Data to examine
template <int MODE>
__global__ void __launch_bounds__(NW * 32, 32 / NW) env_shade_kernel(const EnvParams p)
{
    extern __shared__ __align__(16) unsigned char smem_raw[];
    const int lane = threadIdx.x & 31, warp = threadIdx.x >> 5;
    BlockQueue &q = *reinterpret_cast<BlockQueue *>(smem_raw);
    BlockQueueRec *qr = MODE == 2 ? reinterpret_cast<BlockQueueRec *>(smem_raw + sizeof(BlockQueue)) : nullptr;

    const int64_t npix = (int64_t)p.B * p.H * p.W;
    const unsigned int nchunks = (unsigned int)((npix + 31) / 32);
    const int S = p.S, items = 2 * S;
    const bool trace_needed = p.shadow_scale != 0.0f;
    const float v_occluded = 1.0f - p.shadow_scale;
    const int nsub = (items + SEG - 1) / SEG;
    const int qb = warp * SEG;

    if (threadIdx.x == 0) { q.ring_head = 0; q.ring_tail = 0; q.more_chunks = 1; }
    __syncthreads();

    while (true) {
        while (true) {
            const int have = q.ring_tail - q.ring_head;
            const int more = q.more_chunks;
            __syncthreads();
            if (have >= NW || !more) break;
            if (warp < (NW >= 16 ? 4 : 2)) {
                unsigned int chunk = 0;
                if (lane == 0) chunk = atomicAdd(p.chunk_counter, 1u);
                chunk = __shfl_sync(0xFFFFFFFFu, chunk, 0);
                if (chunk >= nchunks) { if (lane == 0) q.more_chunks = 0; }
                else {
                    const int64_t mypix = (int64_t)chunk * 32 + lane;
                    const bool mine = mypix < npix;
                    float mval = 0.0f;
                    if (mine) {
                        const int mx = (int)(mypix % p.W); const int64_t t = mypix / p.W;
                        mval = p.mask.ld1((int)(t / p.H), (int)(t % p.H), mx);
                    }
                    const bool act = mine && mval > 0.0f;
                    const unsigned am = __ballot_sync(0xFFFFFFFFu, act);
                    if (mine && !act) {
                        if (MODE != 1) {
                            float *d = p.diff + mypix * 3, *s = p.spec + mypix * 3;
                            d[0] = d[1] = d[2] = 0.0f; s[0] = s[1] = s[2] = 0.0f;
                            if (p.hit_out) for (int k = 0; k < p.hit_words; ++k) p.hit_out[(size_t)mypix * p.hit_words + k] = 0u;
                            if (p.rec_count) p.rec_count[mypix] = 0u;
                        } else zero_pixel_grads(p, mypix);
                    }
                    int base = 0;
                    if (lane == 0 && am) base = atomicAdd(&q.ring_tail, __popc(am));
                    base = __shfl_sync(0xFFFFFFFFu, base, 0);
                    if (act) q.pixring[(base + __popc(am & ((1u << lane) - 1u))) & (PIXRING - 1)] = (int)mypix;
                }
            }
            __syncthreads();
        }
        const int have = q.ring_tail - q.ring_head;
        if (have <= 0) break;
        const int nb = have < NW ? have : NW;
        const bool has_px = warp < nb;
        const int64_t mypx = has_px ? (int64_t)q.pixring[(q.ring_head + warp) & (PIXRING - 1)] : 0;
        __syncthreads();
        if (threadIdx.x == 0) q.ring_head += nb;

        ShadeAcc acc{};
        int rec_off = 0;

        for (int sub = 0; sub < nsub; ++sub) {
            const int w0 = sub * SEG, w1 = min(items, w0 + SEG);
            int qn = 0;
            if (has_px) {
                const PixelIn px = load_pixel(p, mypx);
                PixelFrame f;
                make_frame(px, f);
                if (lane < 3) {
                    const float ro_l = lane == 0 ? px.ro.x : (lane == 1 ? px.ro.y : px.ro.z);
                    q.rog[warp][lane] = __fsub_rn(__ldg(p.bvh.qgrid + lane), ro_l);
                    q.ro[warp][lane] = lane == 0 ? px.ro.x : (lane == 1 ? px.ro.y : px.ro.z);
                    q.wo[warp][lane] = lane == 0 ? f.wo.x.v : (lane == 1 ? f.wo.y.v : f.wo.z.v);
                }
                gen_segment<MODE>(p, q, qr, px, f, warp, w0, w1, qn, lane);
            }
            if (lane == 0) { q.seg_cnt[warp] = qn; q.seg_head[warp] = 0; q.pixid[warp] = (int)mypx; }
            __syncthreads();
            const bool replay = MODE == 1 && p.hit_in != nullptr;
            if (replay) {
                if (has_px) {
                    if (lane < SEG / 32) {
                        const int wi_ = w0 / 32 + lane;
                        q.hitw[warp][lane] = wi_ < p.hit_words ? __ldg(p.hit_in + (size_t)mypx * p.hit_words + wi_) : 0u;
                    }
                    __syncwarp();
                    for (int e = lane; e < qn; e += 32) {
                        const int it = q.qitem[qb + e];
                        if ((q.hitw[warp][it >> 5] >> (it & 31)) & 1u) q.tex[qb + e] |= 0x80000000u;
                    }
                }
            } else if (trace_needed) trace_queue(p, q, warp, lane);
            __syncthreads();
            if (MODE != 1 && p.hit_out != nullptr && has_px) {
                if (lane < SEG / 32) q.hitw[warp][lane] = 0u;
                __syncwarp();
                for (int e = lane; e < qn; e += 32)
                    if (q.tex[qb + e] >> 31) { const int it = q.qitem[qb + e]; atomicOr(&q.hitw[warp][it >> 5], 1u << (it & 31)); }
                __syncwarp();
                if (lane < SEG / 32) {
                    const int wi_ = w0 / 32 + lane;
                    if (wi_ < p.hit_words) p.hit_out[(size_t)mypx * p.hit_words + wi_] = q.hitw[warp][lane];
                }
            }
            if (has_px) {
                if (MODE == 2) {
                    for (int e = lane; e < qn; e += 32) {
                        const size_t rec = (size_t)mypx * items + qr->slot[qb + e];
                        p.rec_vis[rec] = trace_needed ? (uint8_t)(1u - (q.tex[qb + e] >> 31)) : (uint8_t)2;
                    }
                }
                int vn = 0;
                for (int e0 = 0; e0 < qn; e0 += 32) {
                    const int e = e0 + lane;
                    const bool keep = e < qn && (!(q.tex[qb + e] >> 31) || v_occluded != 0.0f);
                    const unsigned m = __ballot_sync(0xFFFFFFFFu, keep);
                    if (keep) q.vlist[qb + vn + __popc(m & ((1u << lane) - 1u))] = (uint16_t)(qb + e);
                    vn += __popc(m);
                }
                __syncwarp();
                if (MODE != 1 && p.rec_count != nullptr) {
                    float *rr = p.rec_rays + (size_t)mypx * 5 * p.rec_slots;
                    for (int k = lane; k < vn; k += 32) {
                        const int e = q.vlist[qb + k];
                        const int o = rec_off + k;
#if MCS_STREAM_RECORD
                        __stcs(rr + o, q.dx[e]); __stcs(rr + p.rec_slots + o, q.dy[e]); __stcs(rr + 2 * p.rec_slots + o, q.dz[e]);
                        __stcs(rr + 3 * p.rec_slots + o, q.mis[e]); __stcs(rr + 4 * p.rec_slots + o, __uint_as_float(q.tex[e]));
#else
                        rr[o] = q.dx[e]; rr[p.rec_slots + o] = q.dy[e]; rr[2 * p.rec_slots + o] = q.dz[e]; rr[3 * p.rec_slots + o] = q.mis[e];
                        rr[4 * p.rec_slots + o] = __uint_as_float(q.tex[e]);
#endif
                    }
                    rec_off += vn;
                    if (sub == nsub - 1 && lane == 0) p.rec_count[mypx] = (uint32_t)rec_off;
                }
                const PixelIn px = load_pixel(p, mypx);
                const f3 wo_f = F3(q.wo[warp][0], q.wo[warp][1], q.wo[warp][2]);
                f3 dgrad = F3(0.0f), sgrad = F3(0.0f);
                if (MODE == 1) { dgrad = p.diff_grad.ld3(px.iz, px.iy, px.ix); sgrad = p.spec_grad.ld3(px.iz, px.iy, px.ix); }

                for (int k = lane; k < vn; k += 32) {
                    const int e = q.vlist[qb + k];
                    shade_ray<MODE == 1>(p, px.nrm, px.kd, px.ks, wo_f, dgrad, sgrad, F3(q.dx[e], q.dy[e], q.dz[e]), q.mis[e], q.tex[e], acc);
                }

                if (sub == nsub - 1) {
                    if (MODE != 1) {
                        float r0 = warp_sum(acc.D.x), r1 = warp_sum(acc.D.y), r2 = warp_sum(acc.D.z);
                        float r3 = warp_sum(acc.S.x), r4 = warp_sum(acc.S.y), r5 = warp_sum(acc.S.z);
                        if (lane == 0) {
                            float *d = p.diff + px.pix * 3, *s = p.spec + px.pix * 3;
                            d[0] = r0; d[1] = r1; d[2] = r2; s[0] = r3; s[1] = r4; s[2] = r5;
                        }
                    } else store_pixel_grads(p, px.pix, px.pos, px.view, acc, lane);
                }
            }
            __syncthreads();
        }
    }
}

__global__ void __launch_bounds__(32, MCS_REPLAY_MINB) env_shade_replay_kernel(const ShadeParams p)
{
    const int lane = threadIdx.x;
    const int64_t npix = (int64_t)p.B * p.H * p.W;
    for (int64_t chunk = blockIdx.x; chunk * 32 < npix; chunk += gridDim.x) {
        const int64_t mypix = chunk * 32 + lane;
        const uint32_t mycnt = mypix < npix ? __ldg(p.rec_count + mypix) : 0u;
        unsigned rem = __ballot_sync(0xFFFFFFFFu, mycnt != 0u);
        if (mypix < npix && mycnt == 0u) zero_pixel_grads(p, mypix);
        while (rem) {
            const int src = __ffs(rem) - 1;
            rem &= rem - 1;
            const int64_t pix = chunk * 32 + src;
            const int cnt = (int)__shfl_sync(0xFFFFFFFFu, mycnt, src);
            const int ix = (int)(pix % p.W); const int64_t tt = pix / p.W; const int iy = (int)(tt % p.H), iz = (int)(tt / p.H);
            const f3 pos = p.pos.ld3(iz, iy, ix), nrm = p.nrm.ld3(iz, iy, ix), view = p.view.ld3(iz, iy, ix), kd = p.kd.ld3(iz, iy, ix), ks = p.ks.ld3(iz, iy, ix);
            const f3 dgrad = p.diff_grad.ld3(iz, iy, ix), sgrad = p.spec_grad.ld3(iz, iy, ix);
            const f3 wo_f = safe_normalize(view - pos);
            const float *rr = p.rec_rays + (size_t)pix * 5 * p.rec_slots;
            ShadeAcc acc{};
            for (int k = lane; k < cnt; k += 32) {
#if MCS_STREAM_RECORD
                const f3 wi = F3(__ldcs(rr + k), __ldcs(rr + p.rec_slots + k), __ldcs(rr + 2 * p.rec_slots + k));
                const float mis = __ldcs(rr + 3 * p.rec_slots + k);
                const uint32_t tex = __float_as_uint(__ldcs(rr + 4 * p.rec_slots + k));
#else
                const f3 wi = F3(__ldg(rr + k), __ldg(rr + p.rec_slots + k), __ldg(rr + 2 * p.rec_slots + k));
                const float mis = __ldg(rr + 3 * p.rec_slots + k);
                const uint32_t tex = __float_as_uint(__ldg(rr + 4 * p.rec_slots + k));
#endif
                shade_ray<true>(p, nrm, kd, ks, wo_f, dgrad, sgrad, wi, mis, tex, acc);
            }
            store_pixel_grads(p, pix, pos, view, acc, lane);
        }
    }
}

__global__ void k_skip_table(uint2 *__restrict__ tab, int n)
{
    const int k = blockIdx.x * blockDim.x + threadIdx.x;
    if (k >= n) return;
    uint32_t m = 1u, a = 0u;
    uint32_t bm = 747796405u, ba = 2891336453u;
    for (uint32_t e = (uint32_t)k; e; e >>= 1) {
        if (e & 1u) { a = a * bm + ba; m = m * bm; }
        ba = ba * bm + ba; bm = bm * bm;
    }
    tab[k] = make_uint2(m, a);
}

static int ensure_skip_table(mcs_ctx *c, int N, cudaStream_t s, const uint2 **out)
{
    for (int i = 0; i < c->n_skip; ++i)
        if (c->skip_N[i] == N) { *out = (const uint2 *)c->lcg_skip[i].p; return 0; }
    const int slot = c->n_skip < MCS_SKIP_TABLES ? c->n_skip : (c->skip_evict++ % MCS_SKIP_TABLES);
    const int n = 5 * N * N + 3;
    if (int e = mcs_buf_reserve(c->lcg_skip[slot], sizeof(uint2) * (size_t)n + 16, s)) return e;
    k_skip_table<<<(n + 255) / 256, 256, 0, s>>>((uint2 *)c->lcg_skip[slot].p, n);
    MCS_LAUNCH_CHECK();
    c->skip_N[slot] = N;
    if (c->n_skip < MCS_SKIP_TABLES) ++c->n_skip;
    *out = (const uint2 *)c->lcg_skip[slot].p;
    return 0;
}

Required work
Of the entries above, transcribe exactly those lines that fall between the line containing "const float ro_l" and the line containing "q.ro[warp][lane] = lane", together with those two lines.

Written solution
                    const float ro_l = lane == 0 ? px.ro.x : (lane == 1 ? px.ro.y : px.ro.z);
                    q.rog[warp][lane] = __fsub_rn(__ldg(p.bvh.qgrid + lane), ro_l);
                    q.ro[warp][lane] = lane == 0 ? px.ro.x : (lane == 1 ? px.ro.y : px.ro.z);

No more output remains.